"""Define Transformer for Clustering."""
import math

import torch
import torch.nn as nn
import torch.nn.functional as F

import dgl.geometry as dgl_geo
import segment.utils as seg_utils


class TransformerClustering(nn.Module):

    def __init__(self,
                 num_clusters=4,
                 d_model=512,
                 dropout=0.1,
                 activation="relu",
                 normalize_before=False,
                 detach_src_for_logit=True,
                 l2_normalize_for_fps=True,
                 return_intermediate_dec=False,
                 kmedoid_iterations=5):
        """Initializes a Transformer for Clustering.

        Args:
          num_clusters: A scalar indicates the number of centroids.
          d_model: A scalar indicates the input channels to Transformer.
          dropout: A `float` indicates the dropout rate.
          activation: A string indicates the type of non-linear activation.
          normalize_before: A `bool` indicates if applying normalization first.
          return_intermediate_dec: A `bool` indicates if return intermediate
            results from decoders.
        """
        super().__init__()

        self._num_clusters = num_clusters
        self._detach_src_for_logit = detach_src_for_logit
        self._l2_normalize_for_fps = l2_normalize_for_fps
        self._kmedoid_iterations = kmedoid_iterations

    def _kmedoids(self, src, sampled_inds, mask, iterations, metric='l2'):
        """Get centroid by KMeans.
        """
        bs, sl, cs = src.shape
        num_samples = sampled_inds.shape[1]

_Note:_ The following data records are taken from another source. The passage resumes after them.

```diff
@@ -65,53 +66,7 @@
 template <bool TRANSA, int KQ >
 __global__ __launch_bounds__(256) void gemm_splitk_kernel(GemmDesc g, int tiles_per_dim) {
     __shared__ double part[4][4][64];
-    const int chain = blockIdx.y;
-    const int n = g.n;
-    const double* __restrict__ A = g.A.at(chain);
-    const double* __restrict__ B = g.B.at(chain);
-    double* __restrict__ C = g.C.at(chain);
-    const double* __restrict__ ks = g.ks.p ? g.ks.at(chain) : nullptr;
-    const int lane = threadIdx.x & 63, wave = threadIdx.x >> 6;
-    const int i0 = (blockIdx.x % tiles_per_dim) * 16, j0 = (blockIdx.x / tiles_per_dim) * 16;
-    const int r = lane & 15, kk = lane >> 4;
-    const int ia = min(i0 + r, n - 1), jb = min(j0 + r, n - 1);
-    const bool ia_ok = i0 + r < n, jb_ok = j0 + r < n;
-    const int kbeg = wave * KQ;
-    constexpr int NB = KQ / 16;
-    double av[NB][4], bv[NB][4];
-#pragma unroll
-    for (int b = 0; b < NB; ++b) {
-#pragma unroll
-        for (int s = 0; s < 4; ++s) {
-            const int k = kbeg + 16 * b + 4 * kk + s;
-            const int kc = min(k, n - 1);
-            double a = TRANSA ? A[kc + (long)n * ia] : A[ia + (long)n * kc];
-            double bb = B[kc + (long)n * jb];
-            if (ks) a *= ks[kc];
-            const bool ok = k < n;
-            av[b][s] = (ok && ia_ok) ? a : 0.0;
-            bv[b][s] = (ok && jb_ok) ? bb : 0.0;
-        }
-    }
-    d4 acc = {0.0, 0.0, 0.0, 0.0};
-#pragma unroll
-    for (int b = 0; b < NB; ++b)
-#pragma unroll
-        for (int s = 0; s < 4; ++s) acc = __builtin_amdgcn_mfma_f64_16x16x4f64(bv[b][s], av[b][s], acc, 0, 0, 0);
-#pragma unroll
-    for (int reg = 0; reg < 4; ++reg) part[wave][reg][lane] = acc[reg];
-    __syncthreads();
-    const double v4 = part[0][wave][lane] + part[1][wave][lane] + part[2][wave][lane] + part[3][wave][lane];
-    const int j = j0 + kk + 4 * wave;
-    if (ia_ok && j < n) {
-        double v = v4;
-        if (g.rs.p) v *= g.rs.at(chain)[i0 + r];
-        if (g.cs.p) v *= g.cs.at(chain)[j];
-        double* dst = C + (i0 + r) + (long)n * j;
-        if (g.accumulate) v += *dst;
-        *dst = v;
-        if (g.CT.p) g.CT.at(chain)[j + (long)n * (i0 + r)] = v;
-    }
+    gemm_splitk_tile<TRANSA, KQ>(g, blockIdx.y, (blockIdx.x % tiles_per_dim) * 16, (blockIdx.x / tiles_per_dim) * 16, part);
 }
 
 template <bool TRANSA>
@@ -366,7 +321,7 @@
         return 0;
     }
     if (n <= 640) {
-        const int kq = ((n + 3) / 4 + 15) / 16 * 16;
+        const int kq = gemm_splitk_kq(n);
         if (kq <= 16) launch_splitk<16>(g, n_chains, s);
         else if (kq <= 32) launch_splitk<32>(g, n_chains, s);
         else if (kq <= 48) launch_splitk<48>(g, n_chains, s);
diff --git a/dqmc_amd/csrc/gemm_tile.h b/dqmc_amd/csrc/gemm_tile.h
--- /dev/null
+++ b/dqmc_amd/csrc/gemm_tile.h
@@ -0,0 +1,62 @@
+#pragma once
+
+#include "common.h"
+
+namespace dq {
+
+__host__ __device__ inline int gemm_splitk_kq(int n) { return ((n + 3) / 4 + 15) / 16 * 16; }
+
+template <bool TRANSA, int KQ>
+__device__ __forceinline__ void gemm_splitk_tile(const GemmDesc& g, int chain, int i0, int j0, double (*part)[4][64], int kq = KQ) {
+    using d4 = __attribute__((ext_vector_type(4))) double;
+    const int n = g.n;
+    const double* __restrict__ A = g.A.at(chain);
+    const double* __restrict__ B = g.B.at(chain);
+    double* __restrict__ C = g.C.at(chain);
+    const double* __restrict__ ks = g.ks.p ? g.ks.at(chain) : nullptr;
+    const int lane = threadIdx.x & 63, wave = threadIdx.x >> 6;
+    const int r = lane & 15, kk = lane >> 4;
+    const int ia = min(i0 + r, n - 1), jb = min(j0 + r, n - 1);
+    const bool ia_ok = i0 + r < n, jb_ok = j0 + r < n;
+    const int kbeg = wave * kq;
+    constexpr int NB = KQ / 16;
+    double av[NB][4], bv[NB][4];
+#pragma unroll
+    for (int b = 0; b < NB; ++b) {
+        if (16 * b >= kq) break;
+#pragma unroll
+        for (int s = 0; s < 4; ++s) {
+            const int k = kbeg + 16 * b + 4 * kk + s;
+            const int kc = min(k, n - 1);
+            double a = TRANSA ? A[kc + (long)n * ia] : A[ia + (long)n * kc];
+            double bb = B[kc + (long)n * jb];
+            if (ks) a *= ks[kc];
+            const bool ok = k < n;
+            av[b][s] = (ok && ia_ok) ? a : 0.0;
+            bv[b][s] = (ok && jb_ok) ? bb : 0.0;
+        }
+    }
+    d4 acc = {0.0, 0.0, 0.0, 0.0};
+#pragma unroll
+    for (int b = 0; b < NB; ++b) {
+        if (16 * b >= kq) break;
+#pragma unroll
+        for (int s = 0; s < 4; ++s) acc = __builtin_amdgcn_mfma_f64_16x16x4f64(bv[b][s], av[b][s], acc, 0, 0, 0);
+    }
+#pragma unroll
+    for (int reg = 0; reg < 4; ++reg) part[wave][reg][lane] = acc[reg];
+    __syncthreads();
+    const double v4 = part[0][wave][lane] + part[1][wave][lane] + part[2][wave][lane] + part[3][wave][lane];
+    const int j = j0 + kk + 4 * wave;
+    if (ia_ok && j < n) {
+        double v = v4;
+        if (g.rs.p) v *= g.rs.at(chain)[i0 + r];
+        if (g.cs.p) v *= g.cs.at(chain)[j];
+        double* dst = C + (i0 + r) + (long)n * j;
+        if (g.accumulate) v += *dst;
+        *dst = v;
+        if (g.CT.p) g.CT.at(chain)[j + (long)n * (i0 + r)] = v;
+    }
+}
+
+}
diff --git a/dqmc_amd/csrc/update.hip b/dqmc_amd/csrc/update.hip
--- a/dqmc_amd/csrc/update.hip
+++ b/dqmc_amd/csrc/update.hip
@@ -2,6 +2,7 @@
 #include <cstdlib>
 #include <mutex>
 #include "wave.h"
+#include "gemm_tile.h"
 
 namespace dq {
 
@@ -564,6 +565,23 @@
     for (int st = wave; st < n_st; st += 4 * 4) flush_tiles_lds<4>(G, GT, UW, st, 4, n_st, tiles16, n, k, lane);
 }
 
+constexpr size_t SLICE_RIDER_LDS_OFF = 16;
+constexpr size_t SLICE_RIDER_LDS = SLICE_RIDER_LDS_OFF + sizeof(double) * 4 * 4 * 64;
+template <int NFIX>
+__device__ __forceinline__ void slice_rider(const SliceRider& rd, int n, int f, int F, unsigned char* smem) {
+    if (__builtin_expect(!rd.C, 1)) return;
+    const GemmDesc g = rd.gemm(n);
+    const int chain = 0;
+    double (*part)[4][64] = reinterpret_cast<double (*)[4][64]>(smem + SLICE_RIDER_LDS_OFF);
+    const int T = (n + 15) / 16;
+    const int kq = NFIX ? gemm_splitk_kq(NFIX) : gemm_splitk_kq(n);
+    for (int tile = f; tile < T * T; tile += F) {
+        const int i0 = (tile % T) * 16, j0 = (tile / T) * 16;
+        gemm_splitk_tile<false, 64>(g, chain, i0, j0, part, kq);
+        __syncthreads();
+    }
+}
+
 template <int NFIX, int KFIX>
 __global__ __launch_bounds__(256) DQ_WALK_REGS void slice_kernel(UpdateDesc d, SliceSync* sync_p, int l, int acc_slot, int kd_arg, int tiles_arg, int* info) {
     extern __shared__ __attribute__((aligned(16))) unsigned char smem[];
@@ -582,14 +600,16 @@
 
     if (blockIdx.x > 0) {
         const int tile = blockIdx.x - 1;
-        if (tile == d.slice_absent_tile && (d.slice_absent_l < 0 || d.slice_absent_l == l)) return;
-        if (tile == d.slice_late_tile) {
+        const bool absent = tile == d.slice_absent_tile && (d.slice_absent_l < 0 || d.slice_absent_l == l);
+        if (!absent && tile == d.slice_late_tile) {
             const unsigned long long t0 = wall_clock64();
             while (wall_clock64() - t0 < 100ull * (unsigned long long)d.slice_late_us) __builtin_amdgcn_s_sleep(64);
         }
         const int a0 = (tile % tiles_per_dim) * 32 + (wave & 1) * 16;
         const int b0 = (tile / tiles_per_dim) * 32 + (wave >> 1) * 16;
-        if (t == 0) __hip_atomic_store(&sy->arrive[tile], slice_tag(epoch, 0), __ATOMIC_RELAXED, __HIP_MEMORY_SCOPE_AGENT);
+        if (!absent && t == 0) __hip_atomic_store(&sy->arrive[tile], slice_tag(epoch, 0), __ATOMIC_RELAXED, __HIP_MEMORY_SCOPE_AGENT);
+        slice_rider<NFIX>(d.rider, n, tile, F, smem);
+        if (absent) return;
         unsigned long long* bcast = reinterpret_cast<unsigned long long*>(smem);
         for (unsigned win = 1;; ++win) {
             if (wave == 0) {
@@ -793,7 +813,7 @@
     const int kd = pick_kd(n);
     const int threads = ((n + 63) / 64) * 64;
     const bool regs = threads <= 256;
-    const size_t lds = scan_lds_bytes(n, kd, regs);
+    size_t lds = scan_lds_bytes(n, kd, regs);
     const int tiles = (n + 31) / 32;
     if (!regs && path != SlicePath::Pairs && path != SlicePath::PersistentSubmatrix) { set_error("local update: the walk kernels of update.hip need n_sites <= 256"); return -1; }
     if (regs || path == SlicePath::PersistentSubmatrix) {
@@ -804,6 +824,15 @@
     case SlicePath::PersistentSubmatrix: return launch_update_slice_sm(d, l, acc_slot, n_chains, s);
     case SlicePath::PersistentWalk:
         if (!d.slice_sync) { set_error("persistent slice kernel: hand-off words missing"); return -1; }
+        if (d.rider.C) {
+            if (n_chains != 1 || !d.rider.A || !d.rider.B) { set_error("persistent slice kernel: malformed rider product"); return -1; }
+            if (gemm_splitk_kq(n) > 64) { set_error("persistent slice kernel: the rider's split-K instance covers n <= 256"); return -1; }
+            const double* rows[2] = {d.expv + (long)l * n, d.invexpv + (long)l * n};
+            for (const double* v : {d.rider.rs, d.rider.ks})
+                for (const double* row : rows)
+                    if (v && row && v + n > row && v < row + n) { set_error("persistent slice kernel: the rider reads the e^V row of the slice this launch walks"); return -1; }
+            if (lds < SLICE_RIDER_LDS) lds = SLICE_RIDER_LDS;
+        }
         if (n == 256 && kd == UPDATE_KD)
             hipLaunchKernelGGL((slice_kernel<256, UPDATE_KD>), dim3(1 + tiles * tiles, n_chains), dim3(256), lds, s, d, reinterpret_cast<SliceSync*>(d.slice_sync), l, acc_slot, kd,
                                tiles, d.info);
diff --git a/include/dqmc_hip.h b/include/dqmc_hip.h
--- a/include/dqmc_hip.h
+++ b/include/dqmc_hip.h
@@ -150,6 +150,7 @@
 int dqmc_update_kernel_time(dqmc_engine* e, double* ms, int64_t* n_launches, int64_t* n_accepted);
 int dqmc_slice_path(dqmc_engine* e);
 int dqmc_debug_snapshot(dqmc_engine* e, double* wrap_err, int* accepted, unsigned int* sync_words, unsigned int* slice_epoch);
+int dqmc_bbar_rider_launches(dqmc_engine* e, int64_t* n_launches);
 int dqmc_debug_gt_check(dqmc_engine* e, int on, double* max_err, int64_t* n_checks);
 int dqmc_set_profiling(dqmc_engine* e, int on);
 
```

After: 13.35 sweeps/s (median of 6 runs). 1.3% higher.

        src = src.to(torch.float64)

        # Helper function to compute pairwise distance.
        def _dist_fn(x, y, metric):
            # Compute distances between datas and centroids.
            if metric == 'l2':
                # Calculate L2 distance.
                sqr_x = torch.sum(x * x, dim=-1).unsqueeze(2)
                sqr_y = torch.sum(y * y, dim=-1).unsqueeze(1)
                x_y = torch.einsum('bij,bjk->bik', x, y.transpose(1, 2))
                dists = sqr_x + sqr_y - 2 * x_y
            else:
                # Calculate cosine-similarity distance.
                normed_x = F.normalize(x, dim=-1)
                normed_y = F.normalize(y, dim=-1)
                dists = 1 - torch.einsum('bij,bjk->bik', normed_x, normed_y.transpose(1, 2))

            return dists

        next_sampled_inds = sampled_inds
        for it in range(iterations+1):
            sampled_inds = next_sampled_inds
            # Collect medois.
            medoids = torch.gather(src, 1, sampled_inds.unsqueeze(2).expand(-1, -1, cs))

            # Update medoid labels.
            src_medoid_dists = _dist_fn(src, medoids, metric)
            kmedoid_labels = torch.argmin(src_medoid_dists, dim=-1) # BxS

            # Compute summed pairwise distance within the cluster.
            src_dists = _dist_fn(src, src, metric)
            label_affinity = kmedoid_labels.unsqueeze(2) == kmedoid_labels.unsqueeze(1) # BxSxS
            src_dists = src_dists.masked_fill(~label_affinity, 0)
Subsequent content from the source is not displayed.